#pragma unroll
    for (int hf = 0; hf < kHalves; ++hf) {
      float (&acc_h)[R] = acc[hf];
      int row0 = rbase + 64 * hf;
      asm volatile("" : "+r"(row0));
      bool valid[2];
      long long ooff[2];
      auto row_geom = [&](int row, int& t, int& h, int& w) {
        const int dw = halo ? (row & 7) : row % p.BW;
        const int dh = halo ? (row >> 3) : (row / p.BW) % p.BH;
        const int dt = halo ? 0 : row / (p.BW * p.BH);
        t = tc.t0 + dt; h = tc.h0 + dh; w = tc.w0 + dw;
        return (t < p.To) && (h < p.Ho) && (w < p.Wo);
      };
#pragma unroll
      for (int r = 0; r < 2; ++r) {
        int t, h, w;
        valid[r] = row_geom(row0 + 8 * r, t, h, w);
        ooff[r] = (long long)tc.b * p.osB + (long long)t * p.osT + (long long)h * p.osH + (long long)w * p.osW;
      }
      auto res_pair = [&](const bf16* rp, int c, float& x0, float& x1) {
        const uint32_t hw = *reinterpret_cast<const uint32_t*>(rp + c);
        if constexpr (kSplit) {
          const uint32_t lw = *reinterpret_cast<const uint32_t*>(rp + p.o_lo + c);
          x0 = f16_lo(hw) + f16_lo(lw);
          x1 = f16_hi(hw) + f16_hi(lw);
        } else {
          x0 = bf16_lo(hw);
          x1 = bf16_hi(hw);
        }
      };
#pragma unroll
      for (int j = 0; j < BN / 8; ++j) {
        const int c = 8 * j + cq;
#pragma unroll
        for (int e = 0; e < 4; ++e) {
          float f = kSplit ? fmaf(acc_h[4 * j + e], p.acc_scale, bias_s[c + (e & 1)]) : acc_h[4 * j + e] + bias_s[c + (e & 1)];
          if (p.rb != 1.0f) f *= p.rb;
          acc_h[4 * j + e] = f;
        }
      }
      if (res_direct || p.res_mode == 3) {
#pragma unroll
        for (int r = 0; r < 2; ++r) {
          int t, h, w;
          if (!row_geom(row0 + 8 * r, t, h, w)) continue;
          const bf16* r0 = nullptr;
          const bf16* r1 = nullptr;
          const bf16* r2 = nullptr;
          if (res_direct) {
            r0 = p.res + (long long)tc.b * p.rsB + (long long)t * p.rsT + (long long)h * p.rsH + (long long)w * p.rsW + tc.n0;
          } else {
            const long long sp = (long long)tc.b * p.rsB + (long long)h * p.rsH + (long long)w * p.rsW + tc.n0;
            const int ta = 2 * t - 1 + p.res_pool_off, tb = ta + 1, tcn = ta + 2;
            if (ta >= 0) r0 = p.res + sp + (long long)ta * p.rsT;
            else if (p.res_t_mode == 1) r0 = p.res + sp;
            else if (p.res_t_mode == 2) r0 = p.res_cache + (((long long)tc.b * p.Ho + h) * p.Wo + w) * (long long)p.Co * (kSplit ? 2 : 1) + tc.n0;
            if (tb < p.resT) r1 = p.res + sp + (long long)tb * p.rsT;
            if (tcn < p.resT) r2 = p.res + sp + (long long)tcn * p.rsT;
          }
#pragma unroll
          for (int j = 0; j < BN / 8; ++j) {
            const int c = 8 * j + cq;
            if (res_direct) {
              float x0, x1;
              res_pair(r0, c, x0, x1);
              acc_h[4 * j + 2 * r] = fmaf(p.ra, x0, acc_h[4 * j + 2 * r]);
              acc_h[4 * j + 2 * r + 1] = fmaf(p.ra, x1, acc_h[4 * j + 2 * r + 1]);
            } else {
              float s0 = 0.f, s1 = 0.f, x0, x1;
              if (r0) { res_pair(r0, c, x0, x1); s0 += x0; s1 += x1; }
              if (r1) { res_pair(r1, c, x0, x1); s0 += x0; s1 += x1; }
              if (r2) { res_pair(r2, c, x0, x1); s0 += x0; s1 += x1; }
              const float s3 = p.ra * (1.0f / 3.0f);
              acc_h[4 * j + 2 * r] = fmaf(s3, s0, acc_h[4 * j + 2 * r]);
              acc_h[4 * j + 2 * r + 1] = fmaf(s3, s1, acc_h[4 * j + 2 * r + 1]);
            }
          }
        }
      }
      if (p.relu) {
#pragma unroll
        for (int i = 0; i < R; ++i) acc_h[i] = acc_h[i] < 0.f ? 0.f : acc_h[i];
      }

      if (p.out_f32) {
        if (p.out) {
#pragma unroll
          for (int r = 0; r < 2; ++r) {
            if (!valid[r]) continue;
            float* of = reinterpret_cast<float*>(p.out) + ooff[r];
#pragma unroll
            for (int j = 0; j < BN / 8; ++j)
#pragma unroll
              for (int e = 0; e < 2; ++e) {
                const int n = tc.n0 + 8 * j + cq + e;
                if (n < p.Co_real) of[(long long)n * p.osC] = acc_h[4 * j + 2 * r + e];
              }
          }
        }
        if (p.reg_mode) {
          if constexpr (BN == 32) {
#pragma unroll
            for (int j = 0; j < 4; ++j)
#pragma unroll
              for (int e = 0; e < 4; ++e) rowbuf[(rbase + 8 * (e >> 1)) * 33 + 8 * j + cq + (e & 1)] = acc_h[4 * j + e];
            asm volatile("bar.sync 2, %0;" ::"n"(kConsumerWarps * 32) : "memory");
            if (threadIdx.x < 128) {
              const int row = threadIdx.x;
              float f[32];
#pragma unroll
              for (int c = 0; c < 32; ++c) f[c] = rowbuf[row * 33 + c];
              int t, h, w;
              const bool ok = row_geom(row, t, h, w);
              const long long plane = p.osC;
              const long long pos = (long long)t * p.osT + (long long)h * p.osH + (long long)w * p.osW;
              if (p.reg_mode == 1) {
                float part = 0.f;
                auto kl_row = [&](auto ZC) {
                  constexpr int zc = decltype(ZC)::value;
                  const long long zb = (long long)tc.b * zc * plane + pos;
#pragma unroll
                  for (int c = 0; c < zc; ++c) {
                    float zv;
                    part += kl_sample_one(f[c], f[zc + c], p.reg_sample ? p.reg_noise[zb + c * plane] : 0.f, p.reg_sample, zv);
                    p.reg_z[zb + c * plane] = zv;
                  }
                };
                if (ok) {
                  if (p.reg_zc == 4) kl_row(std::integral_constant<int, 4>());
                  else if (p.reg_zc == 8) kl_row(std::integral_constant<int, 8>());
                  else kl_row(std::integral_constant<int, 16>());
                }
                double dsum = (double)part;
#pragma unroll
                for (int o = 16; o > 0; o >>= 1) dsum += __shfl_xor_sync(0xffffffffu, dsum, o);
                if (lane == 0) atomicAdd(p.reg_kl, dsum);
              } else if (ok) {
                const long long zb = (long long)tc.b * p.reg_zc * plane + pos;
                float idx = 0.f;
#pragma unroll
                for (int c = 0; c < VT_MAX_FSQ; ++c)
                  if (c < p.reg_zc) p.reg_z[zb + c * plane] = fsq_code(p.reg_fsq, c, f[c], idx);
                if (p.reg_idx) p.reg_idx[(long long)tc.b * plane + pos] = (int)idx;
              }
            }
            asm volatile("bar.sync 2, %0;" ::"n"(kConsumerWarps * 32) : "memory");
          }
        }
        continue;
      }

      if constexpr (kStage) {
        static_assert(!kSplit && BN == 256, "staged stores: the cooperative bf16 schedule");
        {
          float rstd[2], nmr[2];
#pragma unroll
          for (int r = 0; r < 2; ++r) {
            float s = 0.f, q = 0.f;
#pragma unroll
            for (int j = 0; j < BN / 8; ++j) {
              const float f0 = acc_h[4 * j + 2 * r], f1 = acc_h[4 * j + 2 * r + 1];
              s += f0 + f1;
              q = fmaf(f0, f0, q);
              q = fmaf(f1, f1, q);
              const uint32_t kp = pack_bf16x2(f0, f1);
              acc_h[4 * j + 2 * r] = bf16_lo(kp);
              acc_h[4 * j + 2 * r + 1] = bf16_hi(kp);
            }
            const float mean = quad_sum(s) * inv_n;
            float var = fmaf(-mean, mean, quad_sum(q) * inv_n);
            var = var < 0.f ? 0.f : var;
            rstd[r] = rsqrtf(var + 1e-6f);
            nmr[r] = -mean * rstd[r];
          }
          const uint32_t sbuf = smem_base + p.stage_off + (uint32_t)(row0 >> 6) * kStageOutBytes;
          const uint32_t sw = sbuf + swz128_unit(row0 & 63, 0) + 2u * cq;
          auto put_s = [&](int r, int u, uint32_t word) {
            asm volatile("st.shared.b32 [%0], %1;" ::"r"((sw ^ ((uint32_t)u << 4)) + 1024u * r), "r"(word) : "memory");
          };
          const bool issuer = (threadIdx.x & 127) == 0;
          auto reserve = [&]() {
            if (issuer) bulk_wait_read<0>();
            named_bar_sync(kBarStage + g, 128);
          };
          auto send = [&](const CUtensorMap* m, int k) {
            fence_async_smem();
            named_bar_sync(kBarStage + g, 128);
            if (issuer) {
              const int ho = g * p.half_ext;
              tma_store_5d(m, sbuf, tc.n0 + 64 * k, tc.w0 + (p.half_dim == 1 ? ho : 0), tc.h0 + (p.half_dim == 2 ? ho : 0),
                           tc.t0 + (p.half_dim == 3 ? ho : 0), tc.b);
              bulk_commit();
            }
          };
          if (store_a) {
#pragma unroll
            for (int k = 0; k < BN / 64; ++k) {
              reserve();
#pragma unroll
              for (int r = 0; r < 2; ++r)
#pragma unroll
                for (int u = 0; u < 8; ++u) put_s(r, u, pack_bf16x2(acc_h[4 * (8 * k + u) + 2 * r], acc_h[4 * (8 * k + u) + 2 * r + 1]));
              send(&maps.o, k);
            }
          }
          if (p.ln_mode) {
            const CUtensorMap* nmap = p.ln_mode == 1 ? &maps.o : &maps.o2;
#pragma unroll
            for (int k = 0; k < BN / 64; ++k) {
              reserve();
#pragma unroll
              for (int r = 0; r < 2; ++r)
#pragma unroll
                for (int u = 0; u < 8; ++u) {
                  const int j = 8 * k + u, c = 8 * j + cq;
                  float y0 = fmaf(fmaf(acc_h[4 * j + 2 * r], rstd[r], nmr[r]), gamma_s[c], beta_s[c]);
                  float y1 = fmaf(fmaf(acc_h[4 * j + 2 * r + 1], rstd[r], nmr[r]), gamma_s[c + 1], beta_s[c + 1]);
                  if (p.ln_silu) {
                    y0 = fmaf(y0, tanh_approx(y0), y0);
                    y1 = fmaf(y1, tanh_approx(y1), y1);
                  }
                  put_s(r, u, pack_bf16x2(y0, y1));
                }
              send(nmap, k);
            }
          }
          continue;
        }
      }

      auto put = [&](void* optr, int r, int c, float y0, float y1) {
        bf16* o = reinterpret_cast<bf16*>(optr) + ooff[r] + tc.n0 + c;
        if constexpr (kSplit) {
          const uint32_t hw = pack_f16x2(y0, y1);
          *reinterpret_cast<uint32_t*>(o) = hw;
          *reinterpret_cast<uint32_t*>(o + p.o_lo) = pack_f16x2(y0 - f16_lo(hw), y1 - f16_hi(hw));
        } else {
          *reinterpret_cast<uint32_t*>(o) = pack_bf16x2(y0, y1);
        }
      };
      if constexpr (kSplit) {
        if (store_a) {
#pragma unroll
          for (int r = 0; r < 2; ++r)
            if (valid[r])
#pragma unroll
              for (int j = 0; j < BN / 8; ++j) put(p.out, r, 8 * j + cq, acc_h[4 * j + 2 * r], acc_h[4 * j + 2 * r + 1]);
        }
        if (p.ln_mode) {
          void* nout = p.ln_mode == 1 ? p.out : p.out2;
#pragma unroll
          for (int r = 0; r < 2; ++r) {
            float s = 0.f;
#pragma unroll
            for (int j = 0; j < BN / 8; ++j) s += acc_h[4 * j + 2 * r] + acc_h[4 * j + 2 * r + 1];
            const float mean = quad_sum(s) * inv_n;
            float q = 0.f;
#pragma unroll
            for (int j = 0; j < BN / 8; ++j) {
              const float d0 = acc_h[4 * j + 2 * r] - mean, d1 = acc_h[4 * j + 2 * r + 1] - mean;
              q = fmaf(d0, d0, q);
              q = fmaf(d1, d1, q);
            }
            const float rstd = 1.0f / sqrtf(quad_sum(q) * inv_n + 1e-6f);
            if (!valid[r]) continue;
#pragma unroll
            for (int j = 0; j < BN / 8; ++j) {
              const int c = 8 * j + cq;
              float y0 = (acc_h[4 * j + 2 * r] - mean) * rstd * gamma_s[c] + beta_s[c];
              float y1 = (acc_h[4 * j + 2 * r + 1] - mean) * rstd * gamma_s[c + 1] + beta_s[c + 1];
              if (p.ln_silu) { y0 = silu_tc(y0); y1 = silu_tc(y1); }
              put(nout, r, c, y0, y1);
            }
          }
        }
      } else {
#pragma unroll
        for (int r = 0; r < 2; ++r) {
          float s = 0.f, q = 0.f;
#pragma unroll
          for (int j = 0; j < BN / 8; ++j) {
            const float f0 = acc_h[4 * j + 2 * r], f1 = acc_h[4 * j + 2 * r + 1];
            s += f0 + f1;
            q = fmaf(f0, f0, q);
            q = fmaf(f1, f1, q);
            const uint32_t kp = pack_bf16x2(f0, f1);
            if (store_a && valid[r]) *reinterpret_cast<uint32_t*>(reinterpret_cast<bf16*>(p.out) + ooff[r] + tc.n0 + 8 * j + cq) = kp;
            acc_h[4 * j + 2 * r] = bf16_lo(kp);
            acc_h[4 * j + 2 * r + 1] = bf16_hi(kp);
          }
          if (!p.ln_mode) continue;
          const float mean = quad_sum(s) * inv_n;
          float var = fmaf(-mean, mean, quad_sum(q) * inv_n);
          var = var < 0.f ? 0.f : var;
          const float rstd = rsqrtf(var + 1e-6f);
          const float nmr = -mean * rstd;
          if (!valid[r]) continue;
          void* nout = p.ln_mode == 1 ? p.out : p.out2;
#pragma unroll
          for (int j = 0; j < BN / 8; ++j) {
            const int c = 8 * j + cq;
            float y0 = fmaf(fmaf(acc_h[4 * j + 2 * r], rstd, nmr), gamma_s[c], beta_s[c]);
            float y1 = fmaf(fmaf(acc_h[4 * j + 2 * r + 1], rstd, nmr), gamma_s[c + 1], beta_s[c + 1]);
            if (p.ln_silu) {
              y0 = fmaf(y0, tanh_approx(y0), y0);
              y1 = fmaf(y1, tanh_approx(y1), y1);
            }
            put(nout, r, c, y0, y1);
          }
        }
      }
    }
  }
  if (kStage && (threadIdx.x & 127) == 0) bulk_wait<0>();
}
+++++
▶ **WHAT YOU ARE ASKED TO DO**
Which of the lines above contain "plane"? Return them all.

▶ **SOLUTION TO THIS EXERCISE**
              const long long plane = p.osC;
                  const long long zb = (long long)tc.b * zc * plane + pos;
                    part += kl_sample_one(f[c], f[zc + c], p.reg_sample ? p.reg_noise[zb + c * plane] : 0.f, p.reg_sample, zv);
                    p.reg_z[zb + c * plane] = zv;
                const long long zb = (long long)tc.b * p.reg_zc * plane + pos;
                  if (c < p.reg_zc) p.reg_z[zb + c * plane] = fsq_code(p.reg_fsq, c, f[c], idx);
                if (p.reg_idx) p.reg_idx[(long long)tc.b * plane + pos] = (int)idx;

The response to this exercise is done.